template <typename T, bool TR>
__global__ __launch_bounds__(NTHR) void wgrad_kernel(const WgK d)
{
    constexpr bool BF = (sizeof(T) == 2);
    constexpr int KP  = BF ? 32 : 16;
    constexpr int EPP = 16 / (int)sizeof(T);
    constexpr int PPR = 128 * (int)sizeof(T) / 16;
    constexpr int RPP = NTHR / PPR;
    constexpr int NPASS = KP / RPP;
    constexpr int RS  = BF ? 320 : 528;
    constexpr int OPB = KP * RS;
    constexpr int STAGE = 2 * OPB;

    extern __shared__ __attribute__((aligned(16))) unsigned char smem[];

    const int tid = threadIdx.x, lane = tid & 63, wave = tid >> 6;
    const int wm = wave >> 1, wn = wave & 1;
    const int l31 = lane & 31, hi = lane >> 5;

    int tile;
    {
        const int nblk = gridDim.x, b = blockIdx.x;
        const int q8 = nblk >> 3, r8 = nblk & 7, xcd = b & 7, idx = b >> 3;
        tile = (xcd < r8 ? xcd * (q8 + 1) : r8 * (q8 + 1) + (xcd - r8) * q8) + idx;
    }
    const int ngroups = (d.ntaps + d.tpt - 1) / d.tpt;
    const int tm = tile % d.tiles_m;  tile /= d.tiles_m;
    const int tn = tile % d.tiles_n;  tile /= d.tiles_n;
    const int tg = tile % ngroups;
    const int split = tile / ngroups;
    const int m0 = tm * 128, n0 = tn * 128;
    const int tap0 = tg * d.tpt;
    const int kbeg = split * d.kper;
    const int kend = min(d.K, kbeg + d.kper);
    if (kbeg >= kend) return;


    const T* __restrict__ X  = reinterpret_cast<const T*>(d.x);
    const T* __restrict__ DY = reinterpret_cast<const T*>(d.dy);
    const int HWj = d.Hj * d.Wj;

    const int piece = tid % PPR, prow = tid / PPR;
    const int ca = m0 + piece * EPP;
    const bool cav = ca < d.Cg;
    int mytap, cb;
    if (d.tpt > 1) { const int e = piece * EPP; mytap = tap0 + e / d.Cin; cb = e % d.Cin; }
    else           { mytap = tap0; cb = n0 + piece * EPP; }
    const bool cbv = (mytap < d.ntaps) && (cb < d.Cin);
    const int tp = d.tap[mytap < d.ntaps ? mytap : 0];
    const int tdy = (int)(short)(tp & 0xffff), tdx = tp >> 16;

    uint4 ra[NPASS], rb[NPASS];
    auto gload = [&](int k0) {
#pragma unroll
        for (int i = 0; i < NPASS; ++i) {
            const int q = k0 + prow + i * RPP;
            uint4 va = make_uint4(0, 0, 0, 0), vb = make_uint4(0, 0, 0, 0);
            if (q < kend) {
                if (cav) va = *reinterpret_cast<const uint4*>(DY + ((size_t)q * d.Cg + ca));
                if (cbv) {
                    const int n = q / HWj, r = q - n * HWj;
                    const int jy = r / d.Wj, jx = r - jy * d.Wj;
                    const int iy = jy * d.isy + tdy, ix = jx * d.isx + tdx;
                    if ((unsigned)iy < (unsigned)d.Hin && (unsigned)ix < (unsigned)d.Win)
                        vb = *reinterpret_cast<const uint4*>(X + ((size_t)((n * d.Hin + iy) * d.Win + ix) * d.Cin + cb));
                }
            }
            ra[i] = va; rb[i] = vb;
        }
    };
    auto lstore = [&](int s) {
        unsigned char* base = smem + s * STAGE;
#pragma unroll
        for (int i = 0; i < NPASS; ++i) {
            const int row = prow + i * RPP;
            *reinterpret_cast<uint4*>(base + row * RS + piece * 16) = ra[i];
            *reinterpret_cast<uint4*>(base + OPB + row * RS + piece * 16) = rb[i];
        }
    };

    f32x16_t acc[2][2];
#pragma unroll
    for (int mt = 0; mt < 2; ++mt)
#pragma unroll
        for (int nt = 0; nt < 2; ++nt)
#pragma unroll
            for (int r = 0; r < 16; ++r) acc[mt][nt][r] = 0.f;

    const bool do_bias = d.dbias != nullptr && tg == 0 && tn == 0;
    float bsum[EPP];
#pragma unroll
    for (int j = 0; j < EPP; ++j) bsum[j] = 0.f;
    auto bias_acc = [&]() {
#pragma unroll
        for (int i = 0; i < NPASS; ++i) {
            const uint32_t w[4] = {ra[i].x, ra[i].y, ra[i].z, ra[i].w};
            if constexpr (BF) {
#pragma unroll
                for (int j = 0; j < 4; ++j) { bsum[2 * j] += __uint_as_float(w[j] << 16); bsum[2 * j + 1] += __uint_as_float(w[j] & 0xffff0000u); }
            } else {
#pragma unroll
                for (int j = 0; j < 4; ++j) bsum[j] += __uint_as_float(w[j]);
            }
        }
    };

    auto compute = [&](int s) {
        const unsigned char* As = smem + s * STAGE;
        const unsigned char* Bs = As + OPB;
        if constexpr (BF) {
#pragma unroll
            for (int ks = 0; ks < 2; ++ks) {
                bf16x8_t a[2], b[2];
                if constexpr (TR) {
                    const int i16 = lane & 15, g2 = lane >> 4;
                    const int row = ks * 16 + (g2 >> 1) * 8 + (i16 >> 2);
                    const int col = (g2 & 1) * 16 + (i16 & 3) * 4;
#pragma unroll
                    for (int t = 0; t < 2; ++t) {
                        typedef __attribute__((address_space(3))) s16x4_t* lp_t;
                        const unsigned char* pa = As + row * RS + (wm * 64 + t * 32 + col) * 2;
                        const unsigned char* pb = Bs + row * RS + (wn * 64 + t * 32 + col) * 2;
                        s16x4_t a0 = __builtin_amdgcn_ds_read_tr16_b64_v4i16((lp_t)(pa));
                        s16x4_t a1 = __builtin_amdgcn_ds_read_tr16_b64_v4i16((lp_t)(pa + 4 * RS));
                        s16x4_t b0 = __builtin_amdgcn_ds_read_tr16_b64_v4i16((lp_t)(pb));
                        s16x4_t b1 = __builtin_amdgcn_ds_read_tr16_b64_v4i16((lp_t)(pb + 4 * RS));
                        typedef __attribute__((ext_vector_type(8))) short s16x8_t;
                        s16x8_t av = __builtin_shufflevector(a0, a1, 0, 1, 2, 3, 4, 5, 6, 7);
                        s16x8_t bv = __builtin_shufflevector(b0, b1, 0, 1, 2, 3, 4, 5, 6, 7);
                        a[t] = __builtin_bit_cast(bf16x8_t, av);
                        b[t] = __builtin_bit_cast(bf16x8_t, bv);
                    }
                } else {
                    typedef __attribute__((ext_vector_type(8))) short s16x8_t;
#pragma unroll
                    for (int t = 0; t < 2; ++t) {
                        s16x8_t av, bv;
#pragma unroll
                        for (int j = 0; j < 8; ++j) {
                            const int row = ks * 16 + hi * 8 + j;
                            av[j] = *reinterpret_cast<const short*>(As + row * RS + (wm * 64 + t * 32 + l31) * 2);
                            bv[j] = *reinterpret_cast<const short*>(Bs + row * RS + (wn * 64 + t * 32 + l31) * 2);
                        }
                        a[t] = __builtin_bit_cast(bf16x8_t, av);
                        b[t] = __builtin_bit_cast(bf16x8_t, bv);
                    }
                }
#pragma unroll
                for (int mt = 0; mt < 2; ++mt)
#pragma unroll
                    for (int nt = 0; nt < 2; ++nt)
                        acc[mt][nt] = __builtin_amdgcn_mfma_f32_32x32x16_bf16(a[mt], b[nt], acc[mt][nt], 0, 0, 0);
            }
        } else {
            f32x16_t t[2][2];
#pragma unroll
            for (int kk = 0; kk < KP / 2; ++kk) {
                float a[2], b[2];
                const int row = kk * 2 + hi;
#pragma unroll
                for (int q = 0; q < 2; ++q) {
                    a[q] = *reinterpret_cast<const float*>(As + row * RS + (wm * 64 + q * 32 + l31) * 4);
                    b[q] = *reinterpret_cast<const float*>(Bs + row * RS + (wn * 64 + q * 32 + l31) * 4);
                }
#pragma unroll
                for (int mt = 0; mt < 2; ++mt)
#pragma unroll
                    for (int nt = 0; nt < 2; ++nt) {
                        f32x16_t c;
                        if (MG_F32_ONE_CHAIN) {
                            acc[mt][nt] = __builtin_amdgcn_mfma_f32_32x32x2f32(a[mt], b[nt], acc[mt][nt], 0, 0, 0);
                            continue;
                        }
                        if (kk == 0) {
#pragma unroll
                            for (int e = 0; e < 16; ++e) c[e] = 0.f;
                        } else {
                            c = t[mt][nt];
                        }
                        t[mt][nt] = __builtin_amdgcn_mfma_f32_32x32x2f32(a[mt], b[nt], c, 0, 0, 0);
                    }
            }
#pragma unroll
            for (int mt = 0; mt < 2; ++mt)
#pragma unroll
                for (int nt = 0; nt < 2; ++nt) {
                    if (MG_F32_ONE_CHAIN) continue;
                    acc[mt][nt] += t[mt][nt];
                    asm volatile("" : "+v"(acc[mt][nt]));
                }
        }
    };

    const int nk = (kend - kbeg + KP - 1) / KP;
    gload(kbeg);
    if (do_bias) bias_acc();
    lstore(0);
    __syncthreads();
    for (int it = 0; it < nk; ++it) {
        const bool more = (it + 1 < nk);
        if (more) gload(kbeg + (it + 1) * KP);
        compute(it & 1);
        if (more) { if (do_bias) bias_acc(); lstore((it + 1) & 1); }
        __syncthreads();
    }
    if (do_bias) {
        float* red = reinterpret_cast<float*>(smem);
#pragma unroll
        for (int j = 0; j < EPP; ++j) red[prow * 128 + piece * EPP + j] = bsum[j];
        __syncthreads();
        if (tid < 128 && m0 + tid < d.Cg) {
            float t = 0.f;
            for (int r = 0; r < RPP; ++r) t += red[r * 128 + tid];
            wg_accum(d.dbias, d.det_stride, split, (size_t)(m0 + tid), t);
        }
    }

-*-*-

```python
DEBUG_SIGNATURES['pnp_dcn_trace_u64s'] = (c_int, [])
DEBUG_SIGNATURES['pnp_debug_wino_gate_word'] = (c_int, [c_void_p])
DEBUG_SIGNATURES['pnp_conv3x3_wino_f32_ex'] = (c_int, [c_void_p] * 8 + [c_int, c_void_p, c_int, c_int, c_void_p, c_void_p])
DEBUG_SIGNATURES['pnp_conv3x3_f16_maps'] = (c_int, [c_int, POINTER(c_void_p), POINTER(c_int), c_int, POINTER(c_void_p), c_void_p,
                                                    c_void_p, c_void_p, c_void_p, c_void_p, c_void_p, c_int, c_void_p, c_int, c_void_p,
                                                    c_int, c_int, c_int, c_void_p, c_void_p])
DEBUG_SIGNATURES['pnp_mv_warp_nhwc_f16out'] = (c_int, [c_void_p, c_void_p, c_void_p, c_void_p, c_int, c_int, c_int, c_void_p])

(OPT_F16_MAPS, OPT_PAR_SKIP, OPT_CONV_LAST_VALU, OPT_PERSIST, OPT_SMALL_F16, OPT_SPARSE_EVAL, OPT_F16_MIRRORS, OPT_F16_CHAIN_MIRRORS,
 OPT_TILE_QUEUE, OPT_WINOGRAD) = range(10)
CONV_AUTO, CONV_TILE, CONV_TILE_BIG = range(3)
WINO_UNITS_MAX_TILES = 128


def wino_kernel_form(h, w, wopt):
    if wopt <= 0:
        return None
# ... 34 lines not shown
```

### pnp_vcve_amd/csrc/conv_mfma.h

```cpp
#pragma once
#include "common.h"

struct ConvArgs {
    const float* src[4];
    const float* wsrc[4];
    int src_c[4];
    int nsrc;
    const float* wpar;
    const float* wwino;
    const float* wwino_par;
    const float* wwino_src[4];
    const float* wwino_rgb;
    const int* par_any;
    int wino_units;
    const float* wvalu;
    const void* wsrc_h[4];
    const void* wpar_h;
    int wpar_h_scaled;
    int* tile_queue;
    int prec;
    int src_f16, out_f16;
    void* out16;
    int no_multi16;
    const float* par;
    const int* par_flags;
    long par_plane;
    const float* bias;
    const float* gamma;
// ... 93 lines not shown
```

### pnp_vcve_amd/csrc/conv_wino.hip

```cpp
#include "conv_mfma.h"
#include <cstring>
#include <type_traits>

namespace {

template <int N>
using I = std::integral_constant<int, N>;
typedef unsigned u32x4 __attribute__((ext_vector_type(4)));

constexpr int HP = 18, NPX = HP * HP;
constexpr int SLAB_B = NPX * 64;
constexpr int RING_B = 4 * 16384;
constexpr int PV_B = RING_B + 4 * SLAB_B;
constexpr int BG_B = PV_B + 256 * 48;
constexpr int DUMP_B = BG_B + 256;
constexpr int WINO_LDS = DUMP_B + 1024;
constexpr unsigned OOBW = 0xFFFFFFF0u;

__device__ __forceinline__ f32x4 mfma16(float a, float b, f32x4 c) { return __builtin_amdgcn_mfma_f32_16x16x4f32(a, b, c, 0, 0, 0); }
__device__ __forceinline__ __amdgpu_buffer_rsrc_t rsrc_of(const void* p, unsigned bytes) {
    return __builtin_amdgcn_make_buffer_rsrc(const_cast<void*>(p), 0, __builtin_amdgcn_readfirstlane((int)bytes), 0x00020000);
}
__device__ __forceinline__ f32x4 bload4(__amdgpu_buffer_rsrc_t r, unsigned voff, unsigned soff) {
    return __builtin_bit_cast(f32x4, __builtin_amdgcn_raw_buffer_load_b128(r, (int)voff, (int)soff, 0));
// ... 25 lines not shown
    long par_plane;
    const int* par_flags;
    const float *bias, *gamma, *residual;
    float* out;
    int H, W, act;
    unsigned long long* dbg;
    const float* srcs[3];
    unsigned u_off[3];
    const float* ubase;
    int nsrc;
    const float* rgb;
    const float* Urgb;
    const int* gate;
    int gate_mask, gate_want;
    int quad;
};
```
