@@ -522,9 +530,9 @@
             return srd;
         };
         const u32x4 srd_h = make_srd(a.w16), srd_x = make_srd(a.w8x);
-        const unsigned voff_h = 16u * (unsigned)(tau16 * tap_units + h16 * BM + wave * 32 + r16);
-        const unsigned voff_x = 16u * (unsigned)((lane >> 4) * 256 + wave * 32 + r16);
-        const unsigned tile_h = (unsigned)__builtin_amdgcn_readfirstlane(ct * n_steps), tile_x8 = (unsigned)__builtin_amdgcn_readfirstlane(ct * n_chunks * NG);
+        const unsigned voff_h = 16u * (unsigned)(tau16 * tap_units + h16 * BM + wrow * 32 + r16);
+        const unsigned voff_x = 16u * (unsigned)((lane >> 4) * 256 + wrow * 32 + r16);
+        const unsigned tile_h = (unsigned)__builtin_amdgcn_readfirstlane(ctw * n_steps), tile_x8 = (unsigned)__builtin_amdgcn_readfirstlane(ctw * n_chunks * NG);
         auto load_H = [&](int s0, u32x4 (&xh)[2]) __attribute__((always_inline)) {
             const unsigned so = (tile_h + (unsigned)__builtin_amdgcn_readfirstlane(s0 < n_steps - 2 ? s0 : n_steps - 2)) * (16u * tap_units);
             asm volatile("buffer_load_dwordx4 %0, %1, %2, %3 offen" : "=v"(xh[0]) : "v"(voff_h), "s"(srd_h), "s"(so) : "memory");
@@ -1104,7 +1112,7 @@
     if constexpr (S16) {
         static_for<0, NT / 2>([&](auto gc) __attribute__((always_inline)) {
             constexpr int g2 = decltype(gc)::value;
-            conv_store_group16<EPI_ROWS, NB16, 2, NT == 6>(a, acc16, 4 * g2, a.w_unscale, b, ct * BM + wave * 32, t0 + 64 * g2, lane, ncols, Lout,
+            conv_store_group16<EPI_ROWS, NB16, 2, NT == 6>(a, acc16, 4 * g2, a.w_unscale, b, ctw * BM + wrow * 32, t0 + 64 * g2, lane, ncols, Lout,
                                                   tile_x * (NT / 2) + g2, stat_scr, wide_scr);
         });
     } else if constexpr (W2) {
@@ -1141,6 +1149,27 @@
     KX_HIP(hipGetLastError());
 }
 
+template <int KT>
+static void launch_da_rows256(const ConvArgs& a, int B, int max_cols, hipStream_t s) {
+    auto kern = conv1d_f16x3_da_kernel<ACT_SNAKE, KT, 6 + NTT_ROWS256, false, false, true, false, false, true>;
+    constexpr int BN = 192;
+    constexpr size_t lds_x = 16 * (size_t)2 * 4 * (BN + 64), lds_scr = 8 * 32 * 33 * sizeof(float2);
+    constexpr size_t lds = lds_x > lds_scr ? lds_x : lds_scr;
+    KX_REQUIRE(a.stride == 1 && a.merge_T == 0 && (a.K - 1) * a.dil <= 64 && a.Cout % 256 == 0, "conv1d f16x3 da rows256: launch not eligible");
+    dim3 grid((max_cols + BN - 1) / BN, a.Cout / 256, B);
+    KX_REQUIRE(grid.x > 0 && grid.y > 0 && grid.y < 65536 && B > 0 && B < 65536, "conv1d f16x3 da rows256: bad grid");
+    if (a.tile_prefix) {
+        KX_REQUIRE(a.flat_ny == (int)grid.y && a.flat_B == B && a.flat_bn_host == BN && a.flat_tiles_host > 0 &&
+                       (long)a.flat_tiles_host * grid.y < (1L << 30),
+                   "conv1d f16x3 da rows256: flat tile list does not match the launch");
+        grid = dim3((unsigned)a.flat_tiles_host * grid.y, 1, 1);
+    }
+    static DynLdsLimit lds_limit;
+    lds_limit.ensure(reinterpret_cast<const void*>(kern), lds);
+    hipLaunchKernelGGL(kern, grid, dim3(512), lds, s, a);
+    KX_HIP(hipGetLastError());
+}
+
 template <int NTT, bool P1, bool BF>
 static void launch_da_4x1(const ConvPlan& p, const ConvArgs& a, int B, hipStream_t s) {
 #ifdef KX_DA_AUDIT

-*-*-

* _REQUIREMENT_: Please give back exactly the lines of this listing beginning at the line with "template <typename T, bool TR>" and ending with the line with "extern __shared__ __attribute__((aligned(16)))", both included, and nothing else.

* _RESULT BELOW_:
template <typename T, bool TR>
__global__ __launch_bounds__(NTHR) void wgrad_kernel(const WgK d)
{
    constexpr bool BF = (sizeof(T) == 2);
    constexpr int KP  = BF ? 32 : 16;
    constexpr int EPP = 16 / (int)sizeof(T);
    constexpr int PPR = 128 * (int)sizeof(T) / 16;
    constexpr int RPP = NTHR / PPR;
    constexpr int NPASS = KP / RPP;
    constexpr int RS  = BF ? 320 : 528;
    constexpr int OPB = KP * RS;
    constexpr int STAGE = 2 * OPB;

    extern __shared__ __attribute__((aligned(16))) unsigned char smem[];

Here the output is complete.